Its also possible to isolate each of the statefulsets (coordinators, executors) to use a different node pools (AKS node pools,EKS node groups). This can be done by uncommenting the following line:
#nodeSelector: {}
And specifying the node group name:
nodeSelector:
agentpool: executorpool
Its a best practice to have Dremio pods run in user node pool as the system node pools serve the primary purpose of hosting critical system pods such as CoreDNS and metrics-server. User node pools serve the primary purpose of hosting your application pods.
Storage
Dremio stores different kinds of data for various purposes. The following table gives an overview:
Component | Location | What's stored? |
---|---|---|
Dremio metadata | Dremio master coordinator PVC (default: 128GB) | Information about spaces, view definitions, source configuration, local users |
Table metadata | Distributed storage - S3/Azure Storage/GCS | Apache Iceberg metadata about tables |
Reflection | Distributed storage - S3/Azure Storage/GCS | Materialization of tables and views stored as iceberg tables |
Logs | Default: STDOUT | Logs are sent to STDOUT, can be configured to be stored in PVC |
Columnar cache | PVC attached to executors (default: 100GB) | Temporary data stored when reading parquet files from the lake |
Spill | PVC attached to executors (default: 128GB) | Temporary data stored when operators run out of memory |
Persisting logs to PVC
Logs are piped to stdout in the default configuration. To persist logs to the local PVC of coordinator and executors, follow the instructions at Writing Logs to a File and upgrade the helm chart. The logs are then saved to /opt/dremio/data
. To access these logs, kubectl exec
into the desired pod.
Sizing the PVCs
Columnar cache
If you are seeing a lot of cache misses in the query profile (Go to a job > Click on raw profile > Click on the operator called "TABLE FUNCTION" > there will be section called "Operator Metrics" and under that you can see the cache hits and cache misses columns) you can adjust the size of the columnar cache PVC by editing the following lines in values.yaml
(default is 100Gi):
cloudCache:
enabled: true
# Uncomment this value to use a different storage class for C3.
#storageClass:
# Volumes to use for C3, specify multiple volumes if there are more than one local
# NVMe disk that you would like to use for C3.
#
# The below example shows all valid options that can be provided for a volume.
# volumes:
# - name: "dremio-default-c3"
# size: 100Gi
# storageClass: "local-nvme"
volumes:
- size: 250Gi
Spill
When running a query, if there is not enough memory available to complete an SQL operation (like aggregation, sorting, joins) then Dremio can spill those operations to disk to complete the query. For complex queries that requires more memory, its possible that the spill disk will run out of space. When this happens you can increase the spill disk size. This is the size of the PVC configured for executors in the following section of values.yaml
(default is 128Gi):
executor:
# CPU & Memory
# Memory allocated to each executor, expressed in MB.

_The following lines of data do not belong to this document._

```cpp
int launch_conv_mfma(const ConvPlan &p, const qe_qparam *x, const qe_qparam *w, const float *bias, const qe_conv_shape *sh,
                     float *out, void *workspace, size_t workspace_bytes, const void *prepared, size_t prepared_bytes,
                     bool use_prepared, hipStream_t s, const RequantHost *rq, const float *res);
int prepare_conv_tables(const MfmaPlan &p, const qe_qparam *w, const float *bias, const qe_conv_shape *sh, void *prepared,
                        size_t prepared_bytes, hipStream_t s);
int launch_pwr(const ConvPlan &p, const qe_qparam *x, const qe_qparam *w, const float *bias, float *out, hipStream_t s,
               const RequantHost *rq, const float *res);
int launch_flatd(const ConvPlan &p, const qe_qparam *x, const qe_qparam *w, const float *bias, float *out, hipStream_t s,
                 const RequantHost *rq);

enum class F32Kernel {
    Stem4x1x7, Stem2x2x4, Stem2x2x7,
    M4x1x4, M4x1x4S2, M4x1x7, M4x1x7S2, M2x2x2, M2x2x2S2, M2x2x4, M2x2x4S2
};

struct F32Plan {
    bool ok = false;
    F32Kernel kernel = F32Kernel::M4x1x7;
    bool stem = false;
    int OCP = 0, NG = 0, KK = 0, OH = 0, OW = 0;
    int TH = 0, GI = 1, IHT = 0, IWP = 0, ROWMUL = 1, COLMUL = 1;
    int64_t blocks = 0;
    int chunk = 1, n_pix_tiles = 0, n_oc_tiles = 0, tiles_h = 0;
    size_t lds = 0;
    size_t ep_off = 0, total = 0;
};

F32Plan plan_conv_f32(const qe_conv_shape *sh);
int prepare_conv_f32(const F32Plan &p, const qe_qparam *w, const float *bias, const qe_conv_shape *sh, void *prepared,
                     size_t prepared_bytes, hipStream_t s);
int launch_conv_f32(const F32Plan &p, const float *x, const qe_conv_shape *sh, const void *prepared, size_t prepared_bytes,
                    float *out, hipStream_t s);

}
```

Before: 61880.

## Add specialized flat-direct 1x1 conv kernel for 14x14 spatial layers

Adds a dedicated int8 MFMA kernel for 1x1 stride-1 convolutions with 196 output pixels and IC>=512. Each block covers one whole image's 196 pixels and a 128-wide output-channel tile, staging activations and weights through a 3-deep LDS ring via global_load_lds and reading them with transposing ds_read_b64_tr_b8. Stores go through LDS patches so global writes are coalesced. The planner routes eligible non-requant shapes here ahead of the existing flatd path, and a debug entry point exposes the plan. The risks are the heavy register footprint from seven 32x32 accumulators and the padding of 196 pixels to 224.

```diff
diff --git a/quantize_amd/capi.py b/quantize_amd/capi.py
--- a/quantize_amd/capi.py
+++ b/quantize_amd/capi.py
@@ -96,6 +96,7 @@
 DEBUG_PROTOTYPES = {
     "qe_debug_reload_env": (None, []),
     "qe_debug_set_stamp_buffer": (None, [_vp]),
+    "qe_debug_conv_plan": (_i32, [_ps, _pq, _pq, _vp, _i32, _i32, ctypes.POINTER(_i64)]),
 }
 
 
diff --git a/quantize_amd/csrc/qe_api.hip b/quantize_amd/csrc/qe_api.hip
--- a/quantize_amd/csrc/qe_api.hip
+++ b/quantize_amd/csrc/qe_api.hip
@@ -137,6 +137,24 @@
 {
     if (qe::check_shape(shape) != QE_OK || x == nullptr || w == nullptr) return 0;
     return qe::plan_conv({shape, x, w}).route != qe::ConvRoute::Generic ? 1 : 0;
+}
+
+extern "C" int qe_debug_conv_plan(const qe_conv_shape *shape, const qe_qparam *x, const qe_qparam *w, const void *out, int rq_bits,
+                                  int residual, int64_t *info)
+{
+    if (qe::check_shape(shape) != QE_OK || x == nullptr || w == nullptr) return -1;
+    qe::ConvRequest r{shape, x, w, reinterpret_cast<uintptr_t>(out)};
+    r.rq_bits = rq_bits;
+    r.residual = residual != 0;
+    const qe::ConvPlan p = qe::plan_conv(r);
+    if (info != nullptr) { info[0] = p.blocks; info[1] = p.n_pix_tiles; info[2] = p.n_oc_tiles; info[3] = p.tiles_h; }
+    switch (p.route) {
+        case qe::ConvRoute::Generic: return 0;
+        case qe::ConvRoute::Pwr: return 1;
+        case qe::ConvRoute::Pwr7: return 2;
+        case qe::ConvRoute::Flatd: return p.fd_196 ? 5 : 3;
+        default: return 4;
+    }
 }
 
 extern "C" int qe_quantconv2d(const qe_qparam *x, const qe_qparam *w, const float *bias,
diff --git a/quantize_amd/csrc/qe_conv_flatd.hip b/quantize_amd/csrc/qe_conv_flatd.hip
--- a/quantize_amd/csrc/qe_conv_flatd.hip
+++ b/quantize_amd/csrc/qe_conv_flatd.hip
@@ -333,6 +333,222 @@
     }
 }
 
+struct Fd196Geom {
+    static constexpr int RING = 3;
+    static constexpr int TW = 196, NT = 7, NTP = 224;
+    static constexpr int RS = 224;
+    static constexpr int XBYTES = FD_CK * RS;
+    static constexpr int WBYTES = 128 * FD_CK;
+    static constexpr int STAGE = XBYTES + WBYTES;
+    static constexpr int XI = XBYTES / 256 / 4;
+    static constexpr int RING_BYTES = RING * STAGE;
+    static constexpr int PATCH = 16 * TW * 4;
+    static constexpr int NPIECE = (16 * TW / 4 + 63) / 64;
+    static constexpr int LDS = RING_BYTES + 4 * NTP * 4 ;
+    static_assert(4 * PATCH + 1024 <= RING_BYTES, "store patches live in the ring");
+};
+
+__device__ __forceinline__ void fd_reads_wide7(uint32_t tr_addr, uint32_t wf_addr, v4i &wf, v2i (&lo)[7], v2i (&hi)[7])
+{
+    asm volatile(
+        "ds_read_b128 %0, %16\n\t"
+        "ds_read_b64_tr_b8 %1, %15 offset:0\n\t"
+        "ds_read_b64_tr_b8 %8, %15 offset:1792\n\t"
+        "ds_read_b64_tr_b8 %2, %15 offset:32\n\t"
+        "ds_read_b64_tr_b8 %9, %15 offset:1824\n\t"
+        "ds_read_b64_tr_b8 %3, %15 offset:64\n\t"
+        "ds_read_b64_tr_b8 %10, %15 offset:1856\n\t"
+        "ds_read_b64_tr_b8 %4, %15 offset:96\n\t"
+        "ds_read_b64_tr_b8 %11, %15 offset:1888\n\t"
+        "ds_read_b64_tr_b8 %5, %15 offset:128\n\t"
+        "ds_read_b64_tr_b8 %12, %15 offset:1920\n\t"
+        "ds_read_b64_tr_b8 %6, %15 offset:160\n\t"
+        "ds_read_b64_tr_b8 %13, %15 offset:1952\n\t"
+        "ds_read_b64_tr_b8 %7, %15 offset:192\n\t"
+        "ds_read_b64_tr_b8 %14, %15 offset:1984\n\t"
+        "s_waitcnt lgkmcnt(0)"
+        : "=&v"(wf), "=&v"(lo[0]), "=&v"(lo[1]), "=&v"(lo[2]), "=&v"(lo[3]), "=&v"(lo[4]), "=&v"(lo[5]), "=&v"(lo[6]), "=&v"(hi[0]), "=&v"(hi[1]), "=&v"(hi[2]), "=&v"(hi[3]), "=&v"(hi[4]), "=&v"(hi[5]), "=&v"(hi[6])
+        : "v"(tr_addr), "v"(wf_addr));
+}
+__device__ __forceinline__ void fd196_patch_read(uint32_t addr, v4i (&o)[13])
+{
+    asm volatile("ds_read_b128 %0, %13\n\tds_read_b128 %1, %13 offset:1024\n\tds_read_b128 %2, %13 offset:2048\n\t"
+                 "ds_read_b128 %3, %13 offset:3072\n\tds_read_b128 %4, %13 offset:4096\n\tds_read_b128 %5, %13 offset:5120\n\t"
+                 "ds_read_b128 %6, %13 offset:6144\n\tds_read_b128 %7, %13 offset:7168\n\tds_read_b128 %8, %13 offset:8192\n\t"
+                 "ds_read_b128 %9, %13 offset:9216\n\tds_read_b128 %10, %13 offset:10240\n\tds_read_b128 %11, %13 offset:11264\n\t"
+                 "ds_read_b128 %12, %13 offset:12288\n\ts_waitcnt lgkmcnt(0)"
+                 : "=&v"(o[0]), "=&v"(o[1]), "=&v"(o[2]), "=&v"(o[3]), "=&v"(o[4]), "=&v"(o[5]), "=&v"(o[6]), "=&v"(o[7]), "=&v"(o[8]),
+                   "=&v"(o[9]), "=&v"(o[10]), "=&v"(o[11]), "=&v"(o[12])
+                 : "v"(addr) : "memory");
+}
+
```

# CPU allocated to each executor, expressed in CPU cores.
cpu: 15
memory: 122800
# Engines
# Engine names be 47 characters or less and be lowercase alphanumber characters or '-'.
# Note: The number of executor pods will be the length of the array below * count.
engines: ["default"]
count: 3
# Executor volume size.
volumeSize: 250Gi
Larger disk sizes also improves the performance as the IOPS are directly proportional to the size of the disks in Azure, AWS and GCP.